A recent complaint claims that United Airlines, located in the United States, favors flight attendants with specified characteristics and age groups on charter flights supporting professional and collegiate sports teams. According to the Los Angeles Times, two United Airlines flight attendants have filed a lawsuit alleging that they were passed over for the coveted job of working on charter flights for the Los Angeles Dodgers baseball team because the players prefer a “certain look” of “white, young, thin women who are predominately blond and blue-eyed.”
Dawn Todd, 50, and Darby Quezada, 44, claim they were ignored and later denied access to these flights in favor of female coworkers described as “young and thin.”

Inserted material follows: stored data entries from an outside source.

+          res[i][k] = (oh < a.H && col_ok) ? *reinterpret_cast<const f32x4*>(a.x + ((size_t)(img * a.H + oh) * a.W + ow) * C + co) : (f32x4){0.f, 0.f, 0.f, 0.f};
+        }
+      }
+#pragma unroll
+      for (int i = 0; i < 4; ++i)
+#pragma unroll
+        for (int k = 0; k < 2; ++k) acc[i][k] = (f32x4){0.f, 0.f, 0.f, 0.f};
+#pragma unroll
+      for (int c = 0; c < NCH_B; ++c) {
+        if (c + 1 < NCH_B) bk_load_frag(fr[(c + 1) & 1], w3 + (size_t)(c + 1) * BK_UNIT_HALVES);
+        else if (s + 1 < NPASS) bk_load_frag(fr[0], w3_of(g + 2 * WC));
+        const _Float16* ph = bsm + rds + 32 * c;
+        bk_unit<4>(acc, fr[c & 1], ph, ph + T2IMG, 16 * TS, 4);
+      }
+#pragma unroll
+      for (int i = 0; i < 4; ++i) {
+        const int oh = oh0 + row0 + i;
+        if (oh >= a.H) continue;
+#pragma unroll
+        for (int k = 0; k < 2; ++k) {
+          f32x4 v = acc[i][k] * inv;
+          asm("" : "+v"(v));
+          v = v * sc[k] + sh[k];
+          v += res[i][k];
+#pragma unroll
+          for (int e = 0; e < 4; ++e) v[e] = fmaxf(v[e], 0.0f);
+          if (col_ok) {
+            *reinterpret_cast<f32x4*>(a.y + ((size_t)(img * a.H + oh) * a.W + ow) * C + 16 * (g + k) + 4 * fg) = v;
+            ym = fmaxf(fmaxf(fmaxf(fmaxf(ym, fabsf(v[0])), fabsf(v[1])), fabsf(v[2])), fabsf(v[3]));
+          }
+        }
+      }
+    }
+    if (a.yr) {
+      const unsigned b = bk_block_max<NW>(ym, bk_words[2], lane, wave);
+      if (tid == 0 && b > yr_seen) atomicMax(a.yr, b);
+    }
+  }
+}
+
+bool bk_shape_ok(int N, int H, int W, int C, int Cm) {
+  return N > 0 && H > 0 && W > 0 && (Cm == 64 || Cm == 128) && C == 4 * Cm && (long)N * H * W < (1L << 31);
+}
+long bk_blocks(int N, int H, int W) { return (long)N * ((H + BK_ROWS - 1) / BK_ROWS) * ((W + 15) / 16); }
+void bk_descs(int C, int Cm, shdr_conv2d_desc (&d)[3]) {
+  for (int i = 0; i < 3; ++i) {
+    d[i] = shdr_conv2d_desc{};
+    d[i].N = 1; d[i].H = 16; d[i].W = 16; d[i].Ho = 16; d[i].Wo = 16; d[i].stride = 1; d[i].x2_scale = 1.0f;
+    d[i].KH = d[i].KW = i == 1 ? 3 : 1;
+    d[i].pad_t = d[i].pad_l = i == 1 ? 1 : 0;
+    d[i].C1 = i == 0 ? C : Cm;
+    d[i].Cout = i == 2 ? C : Cm;
+    d[i].cout_valid = d[i].Cout; d[i].y_cstride = d[i].Cout;
+  }
+}
+
+template <int CM, int TH>
+int bk_launch(const BKArgs& a, hipStream_t st) {
+  constexpr int lds = BKG<CM, TH>::LDS_BYTES;
+  static_assert(lds <= 160 * 1024 - 256, "the images of a block must fit the CU's LDS");
+  static bool attr_done[shdr::kMaxDevices] = {};
+  const int dev_slot = shdr::device_slot();
+  if (!attr_done[dev_slot]) {
+    hipError_t e = hipFuncSetAttribute(reinterpret_cast<const void*>(&bottleneck_x3_kernel<CM, TH>), hipFuncAttributeMaxDynamicSharedMemorySize, lds);
+    if (e != hipSuccess) return shdr::fail(SHDR_E_ARCH, "hipFuncSetAttribute: %s", hipGetErrorString(e));
+    attr_done[dev_slot] = true;
+  }
+  const long nblk = (long)a.N * a.tiles_y * a.tiles_x;
+  hipLaunchKernelGGL((bottleneck_x3_kernel<CM, TH>), dim3((unsigned)nblk), dim3(BKG<CM, TH>::THREADS), lds, st, a);
+  return shdr::check_launch("bottleneck_x3_kernel");
+}
+
+}
+
+extern "C" int shdr_resnet_bottleneck_ok_f32(int N, int H, int W, int C, int Cm) {
+  if (!bk_shape_ok(N, H, W, C, Cm) || SHDR_ENV("SHDR_NO_BOTTLENECK_FUSED") != nullptr || SHDR_ENV("SHDR_NO_WINOGRAD") != nullptr ||
+      SHDR_ENV("SHDR_NO_X3") != nullptr || SHDR_ENV("SHDR_NO_X3_1X1") != nullptr)
+    return 0;
+  long min_blocks = 128;
+  if (const char* e = SHDR_ENV("SHDR_BOTTLENECK_MIN_BLOCKS")) min_blocks = atol(e);
+  const long nblk = bk_blocks(N, H, W);
+  return nblk >= min_blocks && nblk <= 0x7fffffffL ? 1 : 0;
+}
+
+extern "C" int64_t shdr_resnet_bottleneck_filter_elems_f32(int C, int Cm) {
+  if (!bk_shape_ok(1, 1, 1, C, Cm)) return -1;
+  shdr_conv2d_desc d[3];
+  bk_descs(C, Cm, d);
+  int64_t total = 0;
+  for (int i = 0; i < 3; ++i) {
+    const int64_t n = shdr_conv2d_x3_filter_elems_f32(&d[i]);
+    if (n < 0) return -1;
+    total += n;
+  }
+  return total;
+}
+extern "C" int shdr_resnet_bottleneck_prepare_filter_f32(int C, int Cm, const float* w1, const float* w2, const float* w3, float* prepared,
+                                                         void* stream) {
+  SHDR_REQUIRE(w1 && w2 && w3 && prepared, SHDR_E_NULL, "resnet_bottleneck_prepare_filter: null pointer");
+  SHDR_REQUIRE(bk_shape_ok(1, 1, 1, C, Cm), SHDR_E_SHAPE, "resnet_bottleneck_prepare_filter: need Cm 64 or 128 and C = 4 Cm");
+  shdr_conv2d_desc d[3];
+  bk_descs(C, Cm, d);
+  const float* w[3] = {w1, w2, w3};
+  float* out = prepared;
+  for (int i = 0; i < 3; ++i) {
+    if (int rc = shdr_conv2d_x3_prepare_filter_f32(&d[i], w[i], out, stream)) return rc;
+    out += shdr_conv2d_x3_filter_elems_f32(&d[i]);
+  }
+  return SHDR_OK;
+}
+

According to the Los Angeles Times, both women alleged harassment and/or discrimination based on race, national origin, religion, and age in regard to the staffing of United’s charter flights for the Dodgers and their treatment by coworkers on those flights in the lawsuit, which was filed on October 25 in Los Angeles County Superior Court.
Ms. Todd and Ms. Quezada Have Both Worked for United for More Than 15 Years
Ms. Todd and Ms. Quezada, according to the lawsuit, have both worked for United for more than 15 years and have spent more than a decade attempting to join the airline’s program that staffs the Dodgers’ flights. Because of longer travel hours and other bonuses, such jobs might pay up to three times as much as ordinary assignments.
“Plaintiffs had the necessary experience and qualifications,” according to the complaint, “but their requests were dismissed and rejected because Plaintiffs were not white.”
According to The New York Post, United Airlines had resolved a similar dispute in which the carrier was accused of using “young, white, female, and predominately blonde or blue-eyed” flight attendants. The latest complaint bases itself on the 2020 settlement, claiming that “things changed again in 2022 when several white United flight attendants were added to the ‘dedicated crew.'”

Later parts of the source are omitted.